Look through the data that follows and work out how many lines contain the string "counters". Nothing but that number should be given.

--- Provided data ---

__global__ void k_encode(const char* in, uint8_t* out, int64_t n);
__global__ void k_edit_distance(const uint8_t* qcodes, const int64_t* q_off, const uint8_t* tcodes, const int64_t* t_off,
                                int8_t* carry_pool, const int32_t* order, const int32_t* range, int32_t* counters, int which, int64_t* out,
                                int64_t carry_stride, int32_t* oflow);
__global__ void k_size_order(const int64_t* size, const int32_t* n_ptr, int64_t thresh, int32_t* order, int32_t* range, int32_t* counters);
__global__ void k_size_hist(const int64_t* size, const int32_t* n_ptr, int64_t thresh, int32_t* ghist);
__global__ void k_size_scatter(const int64_t* size, const int32_t* n_ptr, const int32_t* ghist, int32_t* gcur, int32_t* order, int32_t* range, int32_t* counters);
static inline void vmx_size_order_wide(vm_ctx* c, const int64_t* size, const int32_t* n_ptr, int64_t n_upper, int64_t thresh, int32_t* order, int32_t* range, int32_t* counters,
                                       int32_t* scratch) {
    static const bool one_wg = getenv("VMX_SIZE_ORDER_ONE") != nullptr;
    if (one_wg) { hipLaunchKernelGGL(k_size_order, dim3(1), dim3(1024), 0, c->stream, size, n_ptr, thresh, order, range, counters); return; }
    (void)hipMemsetAsync(scratch, 0, 4 * 513, c->stream);
    const unsigned G = (unsigned)std::max<int64_t>(1, std::min<int64_t>((n_upper + 1023) / 1024, (int64_t)c->num_cu * 2));
    hipLaunchKernelGGL(k_size_hist, dim3(G), dim3(256), 0, c->stream, size, n_ptr, thresh, scratch);
    hipLaunchKernelGGL(k_size_scatter, dim3(G), dim3(256), 0, c->stream, size, n_ptr, (const int32_t*)scratch, scratch + 257, order, range, counters);
}
__global__ void k_ed_banded(const uint8_t* qcodes, const int64_t* q_off, const uint8_t* tcodes, const int64_t* t_off, const int32_t* order,
                            const int32_t* range, int32_t* counter, int64_t* ub_out);
struct vmx_ext_args;
__global__ void k_ed_banded4(const uint8_t* qcodes, const int64_t* q_off, const uint8_t* tcodes, const int64_t* t_off, const int32_t* order,
                             const int32_t* range, int32_t* counter, int64_t* ub_out);
__global__ void k_ed_flag(const int64_t* ub, const int64_t* q_off, const int64_t* t_off, const int32_t* n_ptr, double maxdiv, int64_t* sizes,
                          int64_t* ed_out, int32_t* n_flagged, int first, const int32_t* prob_read, struct vmx_ext_read* er);
__global__ void k_extend(const uint8_t* tcodes, const int64_t* t_off, const uint8_t* qcodes, const int64_t* q_off, int n_prob,
                         int match, int mismatch, int o, int e, int bw_in, int zdrop, int32_t* out_te, int32_t* out_qe, int32_t* out_sc, const int32_t* n_ptr);
__global__ void k_gapfill_fill(const uint8_t* tcodes, const uint8_t* qcodes, const vmx_dp_prob* probs, int n_prob, int match,
                               int mismatch, int o1, int e1, int o2, int e2, uint8_t* tb_pool, int32_t* bnd_pool, int32_t* out_score,
                               const int32_t* order, int32_t* counter);
__global__ void k_gapfill_fill_ns(const uint8_t* tcodes, const uint8_t* qcodes, vmx_dp_prob* probs, int n_prob, int match,
                                  int mismatch, int o1, int e1, int o2, int e2, uint8_t* tb_pool, int32_t* bnd_pool, int32_t* out_score,
                                  const int32_t* order, const int32_t* range, int32_t* counter, int32_t* redo_list, int32_t* redo_cnt, int redo_pass, int ad_pct,
                                  uint8_t* redo_pool, unsigned long long* redo_bytes, const int32_t* n_ptr = nullptr, unsigned long long redo_cap = ~0ULL, int tb_by_ns = 0);
static inline int vmx_ad_pct_env(int mode = 0) {
    int pct = mode == 1 ? 40 : 90, pmin = mode == 1 ? 40 : VMX_AD_PCT_MIN_DEFAULT;
    if (const char* e = getenv("VMX_AD_PCT")) { const int v = atoi(e); if (v >= 0 && v <= 60000) pct = v; }
    if (const char* e = getenv("VMX_AD_PCT_MIN")) { const int v = atoi(e); if (v >= 0 && v <= 60000) pmin = v; }
    return pct | (pmin << 16);
}
__global__ void k_gapfill_trace(const uint8_t* tcodes, const uint8_t* qcodes, const vmx_dp_prob* probs, int n_prob, int eqx,
                                const uint8_t* tb_pool, uint32_t* run_pool, char* cig_pool, int32_t* cig_len, const int32_t* band_flag, const uint8_t* redo_pool, int spread, int32_t* cig_q, const int32_t* n_ptr = nullptr);
__global__ void k_flip_sort(const int64_t* rows, const int64_t* aoff, const int64_t* readlens, int n_reads, uint64_t* key_pool,
                            const int64_t* key_off, vmx_anchor* sorted, int32_t* need_reverse);
__global__ void k_chain_global(const vmx_anchor* anchors, const int64_t* aoff, const int32_t* rlist, int nlist, int lds_cap,
                               vmx_tables tab, const double* gapcost_list, double oskipcost, int omaxdiff, int maxgap,
                               double* S_out, int32_t* P_out, int32_t* SA_out, uint8_t* cov_pool, int64_t* gmax_out, int64_t* opcount_out, int rmode,
                               double* FP_pool, double* PP_pool);
static inline int64_t vmx_rows_misfit(const int64_t* rows, int64_t n) {
    for (int64_t i = 0; i < n; ++i) {
        const int64_t q = rows[4 * i], s = rows[4 * i + 2], l = rows[4 * i + 3];
        if (l < 0 || l > 65535 || q < INT32_MIN || q > INT32_MAX || q + l > INT32_MAX || s < INT16_MIN || s > INT16_MAX) return i;
    }
    return -1;
}
__global__ void k_chain_global_rows(const vmx_anchor* anchors, const int64_t* aoff, const int32_t* rlist, int nlist, vmx_tables tab, const double* gapcost_list,
                                    double oskipcost, int omaxdiff, int maxgap, double* S_out, int32_t* P_out, int32_t* SA_out, uint8_t* cov_pool,
                                    int64_t* gmax_out, int64_t* opcount_out, int rmode, double* FP_pool, double* PP_pool, unsigned long long* dbg);
__global__ void k_chain_global_rows_w3(const vmx_anchor* anchors, const int64_t* aoff, const int32_t* rlist, int nlist, vmx_tables tab, const double* gapcost_list,
                                       double oskipcost, int omaxdiff, int maxgap, double* S_out, int32_t* P_out, int32_t* SA_out, uint8_t* cov_pool,
                                       int64_t* gmax_out, int64_t* opcount_out, int rmode, double* FP_pool, double* PP_pool, unsigned long long* dbg);
static inline bool vmx_chain_rows_win3() { const char* e = getenv("VMX_RW_WIN"); return e && atoi(e) == 3; }
unsigned long long* vmx_chain_dbg();
void vmx_chain_dbg_report(hipStream_t st);
static inline bool vmx_chain_rows_on() { static const bool on = [] { const char* e = getenv("VMX_CHAIN_ROWS"); return !e || atoi(e) != 0; }(); return on; }
__global__ void k_chain_global_fast(const vmx_anchor* anchors, const int64_t* aoff, int n_reads, const int64_t* roff, vmx_tables tab,
                                    const double* gapcost_list, double oskipcost, int omaxdiff, int maxgap, double* S_out, int32_t* P_out, int32_t* SA_out,
                                    uint8_t* cov_pool, int32_t* si_pool, int64_t* t_pool, int32_t* cnt_pool, int64_t* gmax_out, int32_t* ran, int rmode,
                                    double* FP_pool, double* PP_pool);
__global__ void k_chain_select(const vmx_anchor* anchors, const int64_t* aoff, const int64_t* readlens, const int32_t* rlist, int nlist, int lds_cap,
                               const double* S, const int32_t* P, const int32_t* SA, const int64_t* gmax, const int32_t* need_reverse, int mode,
                               char* scratch, const int64_t* scratch_off, int32_t* out_mapq, double* out_score, int32_t* out_npaths,
                               int32_t* out_path_len, vmx_anchor* out_path_anchors);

---

Solved exercise >>
6